Most of instructors serving at state universities are elderly professors whose barely have master’s degree. These long-serving instructors have long been resisting any changes that see employment of new young professors as they clearly will lose out to newcomers who have better educational credentials. Many of the university students get along with unbearable behaviors of their instructors and graduate with memories of harsh treatments of the lecturers. These are only few of the challenges that the students at the state universities experience.
The national unity government has taken relatively bold measures to bring reforms to the country’s higher education system. The plan, however, has met fierce opposition of the existing cadres. The government needs to remain steadfast in tackling the low quality higher education and in particular bring reforms to the government universities.

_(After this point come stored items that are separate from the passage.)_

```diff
diff --git a/include/dmb_hip.h b/include/dmb_hip.h
--- a/include/dmb_hip.h
+++ b/include/dmb_hip.h
@@ -47,6 +47,7 @@
 int dmb_zero_columns_f32(float* t, long long rows, int pitch, int x0, void* stream);
 int dmb_catconv_finalize_f32(const float* FA, const float* FB, const float* HC, const float* HD, float* FM, float* BAND,
                              float* GM, float* GB, int B, int Co, int CA, int CB, int D, int H, int W, int Wc, void* stream);
+#define DMB_CATCONV_ONE_PASS 0x100
 int dmb_catconv_combine_f32(const float* FA, const float* HC, const float* FM, const float* BAND, const float* GM,
                             const float* GB, const float* scale, const float* shift, float* out, int B, int Co, int CA, int D,
                             int H, int W, int relu, void* stream);
```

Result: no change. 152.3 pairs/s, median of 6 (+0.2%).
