# earthspecies/avex

Measured on AMD Instinct MI355X. Metric: clips/s (10 s @ 16 kHz) embedding extraction, BEATs-base, higher is better.
Workload: dtype f16; 1 GPU; BEATs-base (12L/768/3072/12H, 90.7 M params, synthetic weights), batch 256 x 10 s @ 16 kHz per GPU, wav resident in HBM -> mean-pooled 768-d embedding; global_batch=256, samples_per_clip=160000, parallelism=dp1, world_size=1, inputs=avex_amd.synth.noise_clips(seed=0), keyed by global clip index, chunk_clips=256, streams=1, residual_stream=half, layernorm_fold=True

## Files before the change

### avex_amd/csrc/attention16.hip

```cpp
#include <stdlib.h>

#include "common.h"
#include "attention_plan.h"

namespace {

typedef int a3_i32x2 __attribute__((ext_vector_type(2)));
typedef int a3_i32x4 __attribute__((ext_vector_type(4)));
template <int N> struct a3_ic { static constexpr int value = N; };
template <typename T> struct a3_v2;
template <> struct a3_v2<_Float16> { typedef _Float16 type __attribute__((ext_vector_type(2))); };
template <> struct a3_v2<__bf16> { typedef __bf16 type __attribute__((ext_vector_type(2))); };

constexpr int A3_TMAX = 512;
constexpr int A3_KBUF = 32768;
constexpr int A3_HALF = 65536;
constexpr int A3_TPAD = 64;
constexpr int A3_TLD = A3_TPAD + 1040;
constexpr int A3_TAB_OFF = 2 * A3_HALF;
constexpr int A3X_KBUF = 9 * 4096;
constexpr int A3X_HALF = 2 * A3X_KBUF;
constexpr int A3X_KN = 544;
constexpr int A3X_KADD_OFF = 2 * A3X_HALF;
constexpr int A3X_GW_OFF = A3X_KADD_OFF + 2 * A3X_KN * 4;
constexpr int ATT3X_LDS = A3X_GW_OFF + 136 * 4;
constexpr int A3_TAB_BYTES = 4 * A3_TLD * 4;
constexpr int A3_KADD_OFF = A3_TAB_OFF + A3_TAB_BYTES;
constexpr int A3_GW_OFF = A3_KADD_OFF + 2 * A3_TMAX * 4;
constexpr int ATT3_LDS = A3_GW_OFF + 136 * 4;
constexpr float A3_THR = 8.f;
constexpr float A3_SUM_HI = 4096.f;
constexpr float A3_SUM_LO = 0.015625f;

#ifndef A3_KO
#define A3_KO 0
#endif
#ifndef A3_STAMPS
#define A3_STAMPS 0
#endif
#if A3_STAMPS
__device__ unsigned long long g_a3_stamps[3 * 16 * 8 * 16 * 16];
#endif

static __device__ __forceinline__ float a3_rows_sum(float x) {
    const unsigned u = __builtin_bit_cast(unsigned, x);
    const auto r = __builtin_amdgcn_permlane16_swap(u, u, false, false);
    const float y = __builtin_bit_cast(float, (unsigned)r[0]) + __builtin_bit_cast(float, (unsigned)r[1]);
    const unsigned v = __builtin_bit_cast(unsigned, y);
    const auto q = __builtin_amdgcn_permlane32_swap(v, v, false, false);
    return __builtin_bit_cast(float, (unsigned)q[0]) + __builtin_bit_cast(float, (unsigned)q[1]);
}
static __device__ __forceinline__ float a3_rows_max(float x) {
    const unsigned u = __builtin_bit_cast(unsigned, x);
    const auto r = __builtin_amdgcn_permlane16_swap(u, u, false, false);
    const float y = fmaxf(__builtin_bit_cast(float, (unsigned)r[0]), __builtin_bit_cast(float, (unsigned)r[1]));
    const unsigned v = __builtin_bit_cast(unsigned, y);
    const auto q = __builtin_amdgcn_permlane32_swap(v, v, false, false);
    return fmaxf(__builtin_bit_cast(float, (unsigned)q[0]), __builtin_bit_cast(float, (unsigned)q[1]));
}
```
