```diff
   auto epilogue = [&](int t) __attribute__((always_inline)) {
     const int b = t / tiles_img, rem = t - b * tiles_img;
     const int oy0 = (rem / tiles_x) * TH, ox0 = (rem - (rem / tiles_x) * tiles_x) * TW;
+    auto pix = [&](int j) __attribute__((always_inline)) {
+      return (int64_t)(b * a.H + oy0 + r0w + j + (fg & 1)) * a.W + ox0 + fr;
+    };
+    constexpr int RD = X3 ? TP / 8 : TP / 2;
+    h31_v4 rv[RD][TC][NR];
+    const int rlane = (int)(pix(0) * rps) + ((X3 ? 2 : 1) * cw + (fg >> 1) * 8) * 2;
+    if constexpr (RES)
+#pragma unroll
+      for (int j = 0; j < 2 * RD; j += 2)
+#pragma unroll
+        for (int i = 0; i < TC; ++i) load_res(rlane, j, i, rv[j / 2][i]);
+    auto res_pair = [&](int j) __attribute__((always_inline)) {
+#pragma unroll
+      for (int i = 0; i < TC; ++i) add_res(i, j, rv[(j / 2) % RD][i]);
+      if (j + 2 * RD < TP)
+#pragma unroll
+        for (int i = 0; i < TC; ++i) load_res(rlane, j + 2 * RD, i, rv[(j / 2) % RD][i]);
+    };
     if constexpr (POOL) {
+      if constexpr (RES)
+#pragma unroll
+        for (int j = 0; j < TP; j += 2) res_pair(j);
 #pragma unroll
       for (int i = 0; i < TC; ++i) {
         float ps[4];
@@ -203,7 +254,8 @@
       u16* __restrict__ out = (u16*)a.out;
 #pragma unroll
       for (int j = 0; j < TP; j += 2) {
-        const int64_t px = (int64_t)(b * a.H + oy0 + r0w + j + (fg & 1)) * a.W + ox0 + fr;
+        const int64_t px = pix(j);
+        if constexpr (RES) res_pair(j);
 #pragma unroll
         for (int i = 0; i < TC; ++i) {
           if constexpr (X3) {
@@ -301,12 +353,12 @@
   asm volatile("s_waitcnt vmcnt(0)" ::: "memory");
 }
 
-template <int BC, bool POOL, bool X3>
+template <int BC, bool POOL, bool X3, bool RES>
 static int launch_halo256r_t(const BlockConvArgs& a, hipStream_t s) {
   using namespace h31;
   static bool attr = false;
   if (!attr) {
-    (void)hipFuncSetAttribute((const void*)halo256r_kernel<BC, POOL, X3>,
+    (void)hipFuncSetAttribute((const void*)halo256r_kernel<BC, POOL, X3, RES>,
                               hipFuncAttributeMaxDynamicSharedMemorySize, SMEM);
     attr = true;
   }
@@ -314,14 +366,21 @@
   const int64_t tiles_p = (int64_t)a.N * (a.H / TH) * (a.W / TW);
   int64_t g = std::min<int64_t>(tiles_p * n_tc, 256);
   g = std::max<int64_t>(n_tc, g / n_tc * n_tc);
-  hipLaunchKernelGGL((halo256r_kernel<BC, POOL, X3>), dim3((unsigned)g), dim3(512), SMEM, s, a);
+  hipLaunchKernelGGL((halo256r_kernel<BC, POOL, X3, RES>), dim3((unsigned)g), dim3(512), SMEM, s, a);
   SAD_CHECK_HIP(hipGetLastError());
   return SAD_OK;
 }
+template <int BC, bool POOL, bool X3>
+static int launch_halo256r_r(const BlockConvArgs& a, hipStream_t s) {
+  return a.res ? launch_halo256r_t<BC, POOL, X3, true>(a, s) : launch_halo256r_t<BC, POOL, X3, false>(a, s);
+}
 
 int launch_halo256r(const BlockConvArgs& a, hipStream_t s, bool x3) {
   SAD_REQUIRE(a.KH == 3 && a.KW == 3 && a.stride == 1 && a.pad == 1, "variant 31: 3x3, stride 1, pad 1");
-  SAD_REQUIRE(!a.res && !a.st_part, "variant 31: no epilogue residual / fused statistics (shortcut as in1)");
+  SAD_REQUIRE(!a.st_part, "variant 31: no fused statistics");
+  SAD_REQUIRE(!a.res || !a.in1, "variant 31: one shortcut, the residual (identity) or in1 (K columns)");
+  SAD_REQUIRE(!a.res || (a.res_pstride % 8 == 0 && a.res_pstride >= (x3 ? 2 : 1) * a.Cout),
+              "variant 31: residual pixel stride");
   SAD_REQUIRE(a.Cout % 128 == 0, "variant 31: Cout must be a multiple of 128");
   SAD_REQUIRE(a.H % 16 == 0 && a.W % 16 == 0 && a.Ho == a.H && a.Wo == a.W, "variant 31: image must tile by 16 x 16");
   SAD_REQUIRE((a.Cin * 2) % 128 == 0 && (!a.in1 || (a.Cin1 * 2) % 128 == 0), "variant 31: whole 128-B chunks");
@@ -334,11 +393,11 @@
   if (a.pool_out) {
     SAD_REQUIRE(a.H == 16 && a.W == 16 && a.Cout % 256 == 0,
                 "variant 31 fused average pool: a 16 x 16 tile must be one image, Cout % 256");
-    return x3 ? launch_halo256r_t<256, true, true>(a, s) : launch_halo256r_t<256, true, false>(a, s);
+    return x3 ? launch_halo256r_r<256, true, true>(a, s) : launch_halo256r_r<256, true, false>(a, s);
   }
   if (x3)
-    return a.Cout % 256 == 0 ? launch_halo256r_t<256, false, true>(a, s) : launch_halo256r_t<128, false, true>(a, s);
-  return a.Cout % 256 == 0 ? launch_halo256r_t<256, false, false>(a, s) : launch_halo256r_t<128, false, false>(a, s);
-}
-
-}
+    return a.Cout % 256 == 0 ? launch_halo256r_r<256, false, true>(a, s) : launch_halo256r_r<128, false, true>(a, s);
+  return a.Cout % 256 == 0 ? launch_halo256r_r<256, false, false>(a, s) : launch_halo256r_r<128, false, false>(a, s);
+}
+
+}
diff --git a/synthetic-audio-detection_amd/csrc/kernels.hpp b/synthetic-audio-detection_amd/csrc/kernels.hpp
--- a/synthetic-audio-detection_amd/csrc/kernels.hpp
+++ b/synthetic-audio-detection_amd/csrc/kernels.hpp
@@ -111,6 +111,7 @@
 bool x3_layer2_v31();
 bool layer2_v31();
 bool block_conv_can_pool(const BlockConvArgs& a, int dtype);
+bool block_conv_identity_res31(const BlockConvArgs& a, int dtype);
 int launch_col2im(const float* dcol, int64_t N, int H, int W, int C, int k, int stride, int pad, int Ho, int Wo,
                   int accumulate, void* dx, int dtype, hipStream_t s);
 int launch_avgpool(const void* in, int64_t B, int hw, int c, float* out, int dtype, hipStream_t s);
diff --git a/synthetic-audio-detection_amd/csrc/resnet.hip b/synthetic-audio-detection_amd/csrc/resnet.hip
--- a/synthetic-audio-detection_amd/csrc/resnet.hip
+++ b/synthetic-audio-detection_amd/csrc/resnet.hip
@@ -231,8 +231,17 @@
 static bool identity_epilogue(const sad_resnet_plan* p, const Block& b, int Ho) {
   const int dtype = p->dtype;
   if (p->x4 || !(dtype == SAD_BF16 || dtype == SAD_BF16X3) || b.stride != 1 || b.has_ds || Ho % 16 != 0) return false;
-  return b.cout <= 64 || (b.cout <= 128 && layer2_halo() && !(dtype == SAD_BF16 && layer2_v31()) &&
-                          !(dtype == SAD_BF16X3 && x3_layer2_v31()));
+  if (b.cout <= 64 || (b.cout <= 128 && layer2_halo() && !(dtype == SAD_BF16 && layer2_v31()) &&
+                       !(dtype == SAD_BF16X3 && x3_layer2_v31())))
+    return true;
+  BlockConvArgs a{};
+  a.N = 1;
+  a.H = a.W = a.Ho = a.Wo = Ho;
+  a.Cin = a.Cout = b.cout;
+  a.KH = a.KW = 3;
+  a.stride = a.pad = 1;
+  a.M = (int64_t)Ho * Ho;
+  return block_conv_identity_res31(a, dtype);
 }
 
 static int rn_chunk(const sad_resnet_plan* p, const float* map, const float* img, int64_t n, float* feats, char* ws,
```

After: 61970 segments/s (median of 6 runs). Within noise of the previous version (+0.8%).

The challenges with the state universities and Afghanistan’s higher education is much more and complicated. Thousands of the applicants have failed to get to university. Leaving aside how much they suffer psychologically, it is an urgent matter that those who have failed to enter to universities should be absorbed in the labor market. The situation for employment is even somber. In addition to those who are not successful in entering universities, thousands of university graduates graduating each year fail to get employment despite having higher education and academic degrees. On one hand, there are growing numbers of people who seek job and employment while, on the other hand, Afghanistan’s labor market do not have the capacity to provide jobs to those seeking employment. Worse than all, even many of those who are employed lose their jobs due to the fall of the international aid and the decline of the economy.
Government should start making reforms in both secondary and higher education institutions. While more investments are needed for the education sector, the educational agencies of the government can embark on reform plans by current means that they have. The focus of the reform efforts must be on renovating the largely monologue lecture system currently applied in schools and higher educational institutes and upgrading it to more diverse and engaging methods.

Development of the educational system would be an integral part of the overall development objective. The ministry of higher education should not only focus on how to administer the Kankor exam. The educational agencies including the ministries of education and higher education need to develop more extensive and broader vocational training for those who fail to get university education. Vocational training is an alternative for formal higher education all over the world. Besides the higher education, Afghanistan needs to have a well-developed vocational institutions aimed at providing job trainings for those who are not willing to go further for higher education or fail to get university education.